**WHAT YOU NEED TO DO:**
Go through the material below and count the lines containing the word "continue". Give that number by itself.

**DATA RECORDS:**
● ● ● ● ●

template <bool SCORE>
__device__ __forceinline__ void vmx_gapfill_fill_body(const uint8_t* __restrict__ tcodes, const uint8_t* __restrict__ qcodes,
                                                     const vmx_dp_prob* __restrict__ probs, int n_prob, int match, int mismatch,
                                                     int o1, int e1, int o2, int e2, uint8_t* __restrict__ tb_pool,
                                                     int32_t* __restrict__ bnd_pool, int32_t* __restrict__ out_score,
                                                     const int32_t* __restrict__ order, int32_t* __restrict__ counter,
                                                     int32_t* __restrict__ redo_list = nullptr, int32_t* __restrict__ redo_cnt = nullptr, int redo_pass = 0,
                                                     uint8_t* __restrict__ redo_pool = nullptr) {
    const int lane = vmx_lane();
    int static_next = 4 * (int)blockIdx.x;
    if (redo_pass) {
        n_prob = redo_cnt[0]; order = redo_list; counter = redo_cnt + 1;
        while (true) {
            int q; { int v = 0; if (lane == 0) v = atomicAdd(redo_cnt + 2, 1); q = vmx_bcast0(v); }
            if (q >= n_prob) break;
            const int p = order[q];
            const int tl = probs[p].tl, ql = probs[p].ql;
            if (VMX_REDO_PK(tl, ql)) vmx_gapfill_fill_one<SCORE>(tcodes, qcodes, probs, p, match, mismatch, o1, e1, o2, e2, tb_pool, bnd_pool, out_score, lane, VMX_PK_FLAG, redo_pool);
        }
    }
    while (true) {
        int q0;
        if (order) { int v = 0; if (lane == 0) v = atomicAdd(counter, 4); q0 = vmx_bcast0(v); }
        else { q0 = static_next; static_next += 4 * (int)gridDim.x; }
        if (q0 >= n_prob) break;
        const int qg = q0 + (lane >> 4);
        const int pg = qg < n_prob ? (order ? order[qg] : qg) : -1;
        bool x4 = false, skip = false;
        {
            vmx_dp_prob pr; pr.tl = 0; pr.ql = 0; pr.t_off = 0; pr.q_off = 0; pr.tb_off = 0; pr.bnd_off = 0;
            if (pg >= 0) pr = probs[pg];
// ... 61 lines not shown
            if (x4X) {
                out_score[pX] = keepX ? VMX_AD_FLAG + ns : 0;
                if (!keepX) {
                    if (triedX) atomicAdd(redo_cnt + 3, 1);
                    const unsigned long long need = (unsigned long long)VMX_REDO_TB_BYTES(prX.tl, prX.ql), at = atomicAdd(redo_bytes, need);
                    if (at + need > redo_cap) { probs[pX].tl = 0; probs[pX].ql = 0; probs[pX].tb_off = 0; }
                    else { probs[pX].tb_off = -(int64_t)at - 1; redo_list[atomicAdd(redo_cnt, 1)] = pX; }
                }
            }
            if (x4Y) {
                out_score[pY] = keepY ? VMX_AD_FLAG + ns : 0;
                if (!keepY) {
                    if (triedY) atomicAdd(redo_cnt + 3, 1);
                    const unsigned long long need = (unsigned long long)VMX_REDO_TB_BYTES(prY.tl, prY.ql), at = atomicAdd(redo_bytes, need);
                    if (at + need > redo_cap) { probs[pY].tl = 0; probs[pY].ql = 0; probs[pY].tb_off = 0; }
                    else { probs[pY].tb_off = -(int64_t)at - 1; redo_list[atomicAdd(redo_cnt, 1)] = pY; }
                }
            }
        }
        for (int gk = 0; gk < 8; ++gk) {
            const int p = vmx_readlane((gk & 1) ? pY : pX, 16 * (gk >> 1));
            if (p < 0 || vmx_readlane((int)((gk & 1) ? x4Y : x4X), 16 * (gk >> 1))) continue;
            vmx_gapfill_fill_one<false>(tcodes, qcodes, probs, p, match, mismatch, o1, e1, o2, e2, tb_pool, bnd_pool, out_score, lane);
        }
    }
}
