@@ -370,11 +388,13 @@
           }
           dft_syn_radix8<pr>(vr, vi, tw, x);
           const pr o0 = (j2 & 1) ? off_o : off_e, o1 = (j2 & 1) ? off_e : off_o;
-#pragma unroll
-          for (int j1 = 0, bx = j2 / ow, jx = j2 - bx * ow; j1 < 8; ++j1) {
+          const int4* const op = reinterpret_cast<const int4*>(oofs + 8 * (valid ? j2 : 0));
+          const int4 oa = op[0], ob4 = op[1];
+          const int of[8] = {oa.x, oa.y, oa.z, oa.w, ob4.x, ob4.y, ob4.z, ob4.w};
+#pragma unroll
+          for (int j1 = 0; j1 < 8; ++j1) {
             const pr o = rfma(x[j1], sc, (n2odd && (j1 & 1)) ? o1 : o0);
-            if (valid) { st_out<T>(ob + bx * 8 * ow + jx, o.v.x); st_out<T>(ob + bx * 8 * ow + jx + ow, o.v.y); }
-            for (jx += N2; jx >= ow; jx -= ow) ++bx;
+            if (valid) { st_out<T>(ob + of[j1], o.v.x); st_out<T>(ob + of[j1] + ow, o.v.y); }
           }
         }
         {
@@ -386,11 +406,13 @@
           }
           dft_syn_radix8<pr>(vr, vi, tp, x);
           const pr o0 = (jp & 1) ? off_o : off_e, o1 = (jp & 1) ? off_e : off_o;
-#pragma unroll
-          for (int j1 = 0, bx = jp / ow, jx = jp - bx * ow; j1 < 8; ++j1) {
+          const int4* const op = reinterpret_cast<const int4*>(oofs + 8 * (paired ? jp : 0));
+          const int4 oa = op[0], ob4 = op[1];
+          const int of[8] = {oa.x, oa.y, oa.z, oa.w, ob4.x, ob4.y, ob4.z, ob4.w};
+#pragma unroll
+          for (int j1 = 0; j1 < 8; ++j1) {
             const pr o = rfma(x[j1], sc, (n2odd && (j1 & 1)) ? o1 : o0);
-            if (paired) { st_out<T>(ob + bx * 8 * ow + jx, o.v.x); st_out<T>(ob + bx * 8 * ow + jx + ow, o.v.y); }
-            for (jx += N2; jx >= ow; jx -= ow) ++bx;
+            if (paired) { st_out<T>(ob + of[j1], o.v.x); st_out<T>(ob + of[j1] + ow, o.v.y); }
           }
         }
         fence_proxy_async();
@@ -436,7 +458,7 @@
   }
   const size_t obytes = (8 * (size_t)pl->nlon * (bf16 ? 2 : 4) + 1023) & ~(size_t)1023;
   const size_t smem = 1024 + 32768 + (size_t)kDftSynStages * 16384 + 2 * obytes + ((8 * (size_t)t->N2 * 8 + 15) & ~(size_t)15) +
-                      (2 * kDftSynStages + 5) * 8;
+                      8 * (size_t)t->N2 * 4 + (2 * kDftSynStages + 5) * 8;
   const int sms = usable_sms(pl->sm_count > 0 ? pl->sm_count : 132);
   const int ctas = p.ntiles < sms ? p.ntiles : sms;
 #define B200_LAUNCH_SYN(TT)                                                                                          \
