+template <int ARITH, int EXTK, int LEAN>
+__device__ __forceinline__ int grid_epilogue(const GridArgs& A, const ort_field& fld, const Hit& h, double r2, double ri,
+                                             int clip, int keep, bool valid, size_t o, double cx, double cy, double co,
+                                             RawAcc& acc, const LeanPtrs& lp)
 {
     constexpr bool EXT = EXTK != 0;
-    const size_t o = fbase + idx;
-    const bool vignette = EXTK == 1 && (A.ext & ORT_EXT_VIGNETTE);
-    double ri = 0.0, r2 = 0.0;
-    bool clip = false;
-    if (ARITH == ORT_ARITH_FAST) {
-        r2 = R2ONLY ? h.xs : fma(h.xs, h.xs, h.ys * h.ys);
-        amb |= tiny_vs_bit(r2 - A.a_stop2, A.a_stop2);
-        clip = r2 > A.a_stop2;
-    }
-    const bool sv = (ARITH == ORT_ARITH_STRICT) || amb < 0;
-    if (sv) {
-        if (ARITH != ORT_ARITH_STRICT) {
-            const unsigned iy = idx / (unsigned)A.nx, ix = idx - iy * (unsigned)A.nx;
-            const double y0 = __ldg(ysf + iy), x0 = __ldg(A.xs + ix);
-            double u, v; field_slopes(fld, y0, x0, u, v);
-            h = trace_strict_cold<EXT, decltype(P.s), POLYK != 0>(P.s, P.nsurf, A.stop, y0, x0, u, v, &fld, P.n0, P.nlast, vignette, P.poly, P.npoly);
-        }
-        ri = jl_hypot(h.xs, h.ys);
-        clip = ri > A.a_stop;
-        r2 = ri * ri;
-        if (valid) {
-            acc.nstrict++;
-            acc.nflag_lo += (h.flags & ORT_FLAG_MISS ? 1 : 0) + (h.flags & ORT_FLAG_TIR ? 0x10000 : 0);
-            acc.nflag_hi += (h.flags & ORT_FLAG_DOMAIN ? 1 : 0);
-        }
-    } else if (!LEAN && A.r) {
-        ri = (r2 > 0.0) ? fast_sqrt(r2) : r2;
-    }
     const bool vig = EXTK == 1 && (h.flags & ORT_FLAG_VIGN);
-    const bool drop = clip || vig || (sv && (is_nan_bits(h.xf) || is_nan_bits(h.yf)));
     const unsigned flags = h.flags | (clip ? ORT_FLAG_CLIP : 0u);
-    const int kept = valid && !drop;
+    const int kept = (valid && !vig) ? keep : 0;
     const double ex = h.xf;
     const double ey = SS(h.yf, fld.h_prime);
     double opd = 0.0;
@@ -242,7 +229,7 @@
             if (LEAN == 1) { *lp.ex = ex; *lp.ey = ey; *lp.mask = (uint8_t)kept; }
             if (LEAN == 1 && EXT) *lp.opd = opd;
             if (EXTK == 1) acc.nvig += vig ? 1 : 0;
-            if (clip) acc.nflag_hi += 0x10000;
+            acc.nflag_hi += clip << 16;
         }
     } else if (valid) {
         if (A.ex) A.ex[o] = ex;
@@ -254,7 +241,7 @@
         if (EXT && A.opd) A.opd[o] = opd;
         if (A.mask) A.mask[o] = (uint8_t)kept;
         if (A.flags) A.flags[o] = (uint8_t)flags;
-        acc.nflag_hi += clip ? 0x10000 : 0;
+        acc.nflag_hi += clip << 16;
         if (EXT) acc.nvig += vig ? 1 : 0;
     }
     if (kept) {
@@ -327,21 +314,20 @@
         iyj[j] = i0 / nxu; ixj[j] = i0 - iyj[j] * nxu;
     }
 
+    const unsigned nfull = NN / (RPT * ORT_TILE);
     for (unsigned tile = blockIdx.x; tile < ntiles; tile += gridDim.x) {
+        const bool full = tile < nfull;
         double y0[RPT], x0[RPT], u[RPT], v[RPT];
-        unsigned idx[RPT];
-        bool valid[RPT];
-#pragma unroll
-        for (int j = 0; j < RPT; j++) {
-            const unsigned i0 = (tile * RPT + j) * ORT_TILE + threadIdx.x;
-            valid[j] = i0 < NN;
-            idx[j] = min(i0, NN - 1);
-            const unsigned iy = min(iyj[j], (unsigned)A.ny - 1), ix = ixj[j];
-            y0[j] = __ldg(A.ys + (ysoff + iy)); x0[j] = __ldg(A.xs + ix);
-            u[j] = 0.0; v[j] = 0.0;
-            ixj[j] += dr; iyj[j] += dq;
-            if (ixj[j] >= nxu) { ixj[j] -= nxu; iyj[j]++; }
-        }
+        auto load_xy = [&](auto full_t) {
+#pragma unroll
+            for (int j = 0; j < RPT; j++) {
+                const unsigned iy = decltype(full_t)::value ? iyj[j] : min(iyj[j], (unsigned)A.ny - 1), ix = ixj[j];
+                y0[j] = __ldg(A.ys + (ysoff + iy)); x0[j] = __ldg(A.xs + ix);
+                u[j] = 0.0; v[j] = 0.0;
+            }
+        };
+        if (full) load_xy(std::true_type());
+        else load_xy(std::false_type());
         if (!collimated || ARITH != ORT_ARITH_FAST) {
 #pragma unroll
             for (int j = 0; j < RPT; j++) field_slopes(fld, y0[j], x0[j], u[j], v[j]);
@@ -375,19 +361,59 @@
                     h[j] = trace_strict_cold<EXT, decltype(P.s), EXT>(P.s, P.nsurf, A.stop, y0[j], x0[j], u[j], v[j], &fld, P.n0, P.nlast, vignette, P.poly, P.npoly);
             }
         }
-        int keptj[RPT];
+        double r2[RPT], ri[RPT];
+        int clip[RPT], keep[RPT];
+        if (ARITH == ORT_ARITH_FAST) {
+            int need = 0;
+#pragma unroll
+            for (int j = 0; j < RPT; j++) {
+                r2[j] = R2ONLY ? h[j].xs : fma(h[j].xs, h[j].xs, h[j].ys * h[j].ys);
+                amb[j] |= tiny_vs_bit(r2[j] - A.a_stop2, A.a_stop2);
+                clip[j] = r2[j] > A.a_stop2;
+                keep[j] = !clip[j];
+                ri[j] = 0.0;
+                if (!LEAN && A.r) ri[j] = (r2[j] > 0.0) ? fast_sqrt(r2[j]) : r2[j];
+                need |= amb[j];
+            }
+            if (__any_sync(0xffffffffu, need < 0)) {
+#pragma unroll
+                for (int j = 0; j < RPT; j++) {
+                    if (amb[j] >= 0) continue;
+                    const unsigned i0 = (tile * RPT + j) * ORT_TILE + threadIdx.x, idx = min(i0, NN - 1);
+                    const unsigned iy = idx / nxu, ix = idx - iy * nxu;
+                    const double ys = __ldg(ysf + iy), xs = __ldg(A.xs + ix);
+                    double us, vs; field_slopes(fld, ys, xs, us, vs);
+                    h[j] = trace_strict_cold<EXT, decltype(P.s), POLYK != 0>(P.s, P.nsurf, A.stop, ys, xs, us, vs, &fld, P.n0, P.nlast, vignette, P.poly, P.npoly);
+                    strict_finish(A, h[j], i0 < NN, ri[j], r2[j], clip[j], keep[j], acc);
+                }
+            }
+        } else {
+#pragma unroll
+            for (int j = 0; j < RPT; j++)
+                strict_finish(A, h[j], (tile * RPT + j) * ORT_TILE + threadIdx.x < NN, ri[j], r2[j], clip[j], keep[j], acc);
+        }
+        const size_t e0 = fbase + (size_t)tile * (RPT * ORT_TILE) + threadIdx.x;
         LeanPtrs lp0 = {nullptr, nullptr, nullptr, nullptr};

● ● ● ● ●

**SOLUTION BELOW:**
2